关键函数：ElevenPointInterpolatedAP 和 CalculateAveragePrecision（ElevenPoint)

def CalculateAveragePrecision(rec, prec):
        mrec = []
        # recall第一个元素为0，最后一个元素为1
        mrec.append(0) 
        [mrec.append(e) for e in rec]
        mrec.append(1)
        # precision第一个元素为0？最后一个元素为0
        mpre = []
        mpre.append(0)
        [mpre.append(e) for e in prec]
        mpre.append(0)
        # 对precision进行平滑，每个precision都是其后所有元素的最大值
        for i in range(len(mpre) - 1, 0, -1):
            mpre[i - 1] = max(mpre[i - 1], mpre[i])
        # 按照recall的值进行分段
        ii = []
        for i in range(len(mrec) - 1):
            if mrec[1:][i] != mrec[0:-1][i]:
                ii.append(i + 1)
        ap = 0
        for i in ii:
            ap = ap + np.sum((mrec[i] - mrec[i - 1]) * mpre[i])
        # return [ap, mpre[1:len(mpre)-1], mrec[1:len(mpre)-1], ii]
        return [ap, mpre[0:len(mpre) - 1], mrec[0:len(mpre) - 1], ii]

def ElevenPointInterpolatedAP(rec, prec):
    # def CalculateAveragePrecision2(rec, prec):
    mrec = []
    # mrec.append(0)
    [mrec.append(e) for e in rec]
    # mrec.append(1)
    mpre = []
    # mpre.append(0)
    [mpre.append(e) for e in prec]
    # mpre.append(0)
    recallValues = np.linspace(0, 1, 11)
    recallValues = list(recallValues[::-1]) #[1, 0.9, ..., 0.1, 0]
    rhoInterp = []
    recallValid = []
    # For each recallValues (0, 0.1, 0.2, ... , 1)

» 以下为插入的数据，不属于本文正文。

template <int CW, int YSB, bool RR>
__global__ void __launch_bounds__(2 * CW, CW == 64 ? ((RR && H_RR_STAGES == 3) ? 4 : (YSB >= 4 ? 3 : (YSB == 3 ? 4 : 5))) : 6)
k_heat_post2(const __grid_constant__ CUtensorMap tmx, const __grid_constant__ CUtensorMap tmb,
             const __grid_constant__ H2Coef C, const __grid_constant__ H2Args a, const __grid_constant__ H2Geom ge,
             ReduceBuf red, double* red_out) {
  using G = HG<CW, YSB>;
  constexpr int YSA = G::YSA;
  constexpr int H_STAGES = HS<RR>::N;
  extern __shared__ __align__(128) unsigned char smem_raw[];
  double* const stage0 = reinterpret_cast<double*>(smem_raw);
  double* const ring0 = stage0 + H_STAGES * G::STAGE;
  uint64_t* const bars = reinterpret_cast<uint64_t*>(ring0 + 4 * G::RING);

  const int t = threadIdx.x;
  const int item = blockIdx.x;
  const int itx = item % ge.ntx;
  const int ity = (item / ge.ntx) % ge.nty;
  const int izc = item / (ge.ntx * ge.nty);
  const int x0 = itx * G::TX, y0 = ity * G::TY;
  const int za = izc * ge.zc;
  const int zb = min(za + ge.zc, ge.nzl);
  const int nplanes = zb - za + 4;
  const uint32_t bar0 = smem_u32(bars);
  const uint32_t stg0 = smem_u32(stage0);
  constexpr uint32_t STAGE_BYTES = G::STAGE * 8;

  auto issue = [&](int n) {
    const uint32_t bar = bar0 + 8 * (n % H_STAGES);
    const uint32_t dst = stg0 + (n % H_STAGES) * STAGE_BYTES;
    mbar_expect_tx(bar, (uint32_t)((G::XBOX + (n >= 2 ? G::BBOX : 0)) * 8));
    tma_load_4d(dst, &tmx, x0 - 2, y0 - 2, za - 2 + n + PDE_NG, 0, bar);
    if (n >= 2) tma_load_4d(dst + G::XS * 8, &tmb, x0 - 2, y0 - 1, za - 3 + n + PDE_NG, 0, bar);
  };
  if (t == 0) {
#pragma unroll
    for (int s = 0; s < H_STAGES; ++s) mbar_init(bar0 + 8 * s, 1);
    asm volatile("fence.mbarrier_init.release.cluster;" ::: "memory");
  }
  __syncthreads();
  if (t == 0)
    for (int n = 0; n < 2 && n < nplanes; ++n) issue(n);

  const int c = t % CW;
  const int s = t / CW;
  const int ix = x0 - 1 + c;
  const int cB = min(max(c, 1), CW - 2);
  const bool xfree = ix >= 1 && ix <= ge.nn0 - 2;
  unsigned mAb = 0, mBb = 0, okB = 0;
#pragma unroll
  for (int j = 0; j < YSA; ++j) {
    const int iy = y0 - 1 + s * YSA + j;
    if (xfree && iy >= 1 && iy <= ge.nn1 - 2) mAb |= 1u << j;
  }
#pragma unroll
  for (int j = 0; j < YSB; ++j) {
    const int iy = y0 + s * YSB + j;
    const bool in = c >= 1 && c <= G::TX && ix < ge.nn0 && iy < ge.nn1;
    if (in) okB |= 1u << j;
    if (in && xfree && iy >= 1 && iy <= ge.nn1 - 2) mBb |= 1u << j;
  }
  const int offA = (s * YSA) * G::BX + c;
  const int offbA = G::XS + (s * YSA) * G::BX + c + 1;
  const int offbB = G::XS + (s * YSB + 1) * G::BX + cB + 1;
  const int offxB = (s * YSB + 2) * G::BX + cB + 1;
  const int ringA = (s * YSA) * CW + c;
  const int ringB = (s * YSB) * CW + cB - 1;
  double* yrun = a.y + ((long long)ge.PX * (y0 + s * YSB) + ix) + ge.plane * za;

  double aA[YSA], aB[YSA], aC[YSA];
  double bA_[YSB], bB_[YSB], bC_[YSB];
#pragma unroll
  for (int j = 0; j < YSA; ++j) aA[j] = aB[j] = aC[j] = 0.0;
#pragma unroll
  for (int j = 0; j < YSB; ++j) bA_[j] = bB_[j] = bC_[j] = 0.0;
  double red_by = 0.0;

  auto body = [&](int i, double (&aP)[YSA], double (&a0)[YSA], double (&aM)[YSA], double (&bP)[YSB], double (&b0)[YSB],
                  double (&bM)[YSB]) {
    const int stage = i % H_STAGES;
    const int q = za - 2 + i;
    const int pA = q - 1;
    const int pB = q - 2;
    const bool finA = i >= 2, finB = i >= 4;
    double xB0[YSB], bvB[YSB];
    if (!RR && finB) {
      const double* const sx2 = stage0 + ((i - 2) % H_STAGES) * G::STAGE + offxB;
      const double* const sb1 = stage0 + ((i - 1) % H_STAGES) * G::STAGE + offbB;
#pragma unroll
      for (int j = 0; j < YSB; ++j) { xB0[j] = sx2[j * G::BX]; bvB[j] = sb1[j * G::BX]; }
    }
    mbar_wait(bar0 + 8 * stage, (uint32_t)((i / H_STAGES) & 1));
    const double* const sx = stage0 + stage * G::STAGE;
    {
      double V[YSA + 2][3];
      const double* const sp = sx + offA;
#pragma unroll
      for (int r = 0; r < YSA + 2; ++r)
#pragma unroll
        for (int cc = 0; cc < 3; ++cc)
          V[r][cc] = ((r == 0 && cc == 2) || (r == YSA + 1 && cc == 0)) ? 0.0 : sp[r * G::BX + cc];
      h2_contrib<YSA>(C, V, aP, a0, aM);
    }
    if (finA) {
      const int gz = pA + ge.z0;
      const bool zfree = gz >= 1 && gz <= ge.nzg - 2;
      const unsigned mA = zfree ? mAb : 0u;
      double* const ds = ring0 + ((pA + 4) & 3) * G::RING + ringA;
      const double* const sb = sx + offbA;
#pragma unroll
      for (int j = 0; j < YSA; ++j) ds[j * CW] = ((mA >> j) & 1u) ? a.a0 * (sb[j * G::BX] - aP[j]) : 0.0;
    }
    __syncthreads();
    if (t == 0 && i + 2 < nplanes) issue(i + 2);
    if (!RR && finA) {
      double V[YSB + 2][3];
      const double* const rp = ring0 + ((pA + 4) & 3) * G::RING + ringB;
#pragma unroll
      for (int r = 0; r < YSB + 2; ++r)
#pragma unroll
        for (int cc = 0; cc < 3; ++cc)
          V[r][cc] = ((r == 0 && cc == 2) || (r == YSB + 1 && cc == 0)) ? 0.0 : rp[r * CW + cc];
      h2_contrib<YSB>(C, V, bP, b0, bM);
    }
    if (RR && finB) {
      const int gz = pB + ge.z0;
      const int Z = (gz >> 1) - a.cz0;
      constexpr int NCX = G::TX / 2, NCY = G::TY / 2;
      if (!(gz & 1) && Z >= 0 && Z < a.cnzl && t < NCX * NCY) {
        const int cx = t % NCX, cy = t / NCX;
        const int X = (x0 >> 1) + cx, Y = (y0 >> 1) + cy;
        if (X < a.cnn0 && Y < a.cnn1) {
          const int o = (1 + 2 * cy) * CW + 1 + 2 * cx;
          const double* const r0 = ring0 + ((pB + 4) & 3) * G::RING + o;
          const double* const rm = ring0 + ((pB + 3) & 3) * G::RING + o;
          const double* const rp = ring0 + ((pB + 5) & 3) * G::RING + o;
          const double nb = ((r0[1] + r0[-1]) + (r0[CW] + r0[-CW])) + ((r0[CW + 1] + r0[-CW - 1]) + (rp[0] + rm[0])) +
                            ((rp[1] + rm[-1]) + (rp[CW] + rm[-CW])) + (rp[CW + 1] + rm[-CW - 1]);
          const int cgz = gz >> 1;
          const bool cfree = X >= 1 && X <= a.cnn0 - 2 && Y >= 1 && Y <= a.cnn1 - 2 && cgz >= 1 && cgz <= (ge.nzg >> 1) - 1;
          a.yc[(long long)a.cPX * Y + a.cplane * Z + X] = cfree ? fma(0.5, nb, r0[0]) : 0.0;
        }
      }
    }
    if (!RR && finB) {
      const int gz = pB + ge.z0;
      const bool zfree = gz >= 1 && gz <= ge.nzg - 2;
      const unsigned mB = zfree ? mBb : 0u;
      const double* const dso = ring0 + ((pB + 4) & 3) * G::RING + ringB + CW + 1;
#pragma unroll
      for (int j = 0; j < YSB; ++j) {
        const bool m = (mB >> j) & 1u;
        const double x2 = m ? fma(a.k1, dso[j * CW], fma(-a.a1, bP[j], xB0[j])) : xB0[j];
        if ((okB >> j) & 1u) yrun[j * (long long)ge.PX] = x2;
        red_by = fma(m ? bvB[j] : 0.0, x2, red_by);
      }
      yrun += ge.plane;
    }
  };

  for (int i = 0; i < nplanes; i += 3) {
    body(i, aA, aB, aC, bB_, bC_, bA_);
    if (i + 1 < nplanes) body(i + 1, aB, aC, aA, bC_, bA_, bB_);
    if (i + 2 < nplanes) body(i + 2, aC, aA, aB, bA_, bB_, bC_);
  }
  if (a.do_reduce) {
    double v[1] = {red_by};
    block_reduce_finalize<1>(v, red, red_out);
  }
}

    for r in recallValues:
        # Obtain all recall values higher or equal than r
        argGreaterRecalls = np.argwhere(mrec[:] >= r)
        pmax = 0
        # If there are recalls above r
        if argGreaterRecalls.size != 0:
            pmax = max(mpre[argGreaterRecalls.min():])
        recallValid.append(r)
        rhoInterp.append(pmax)
    # By definition AP = sum(max(precision whose recall is above r))/11
    ap = sum(rhoInterp) / 11
    # Generating values for the plot
    rvals = []
    rvals.append(recallValid[0])
    [rvals.append(e) for e in recallValid]
    rvals.append(0)
    pvals = []
    pvals.append(0)
    [pvals.append(e) for e in rhoInterp]
    pvals.append(0)
    # rhoInterp = rhoInterp[::-1]
    cc = []
    for i in range(len(rvals)):
        p = (rvals[i], pvals[i - 1])
        if p not in cc:
            cc.append(p)
        p = (rvals[i], pvals[i])
        if p not in cc:
            cc.append(p)
    recallValues = [i[0] for i in cc]
    rhoInterp = [i[1] for i in cc]
    return [ap, rhoInterp, recallValues, None]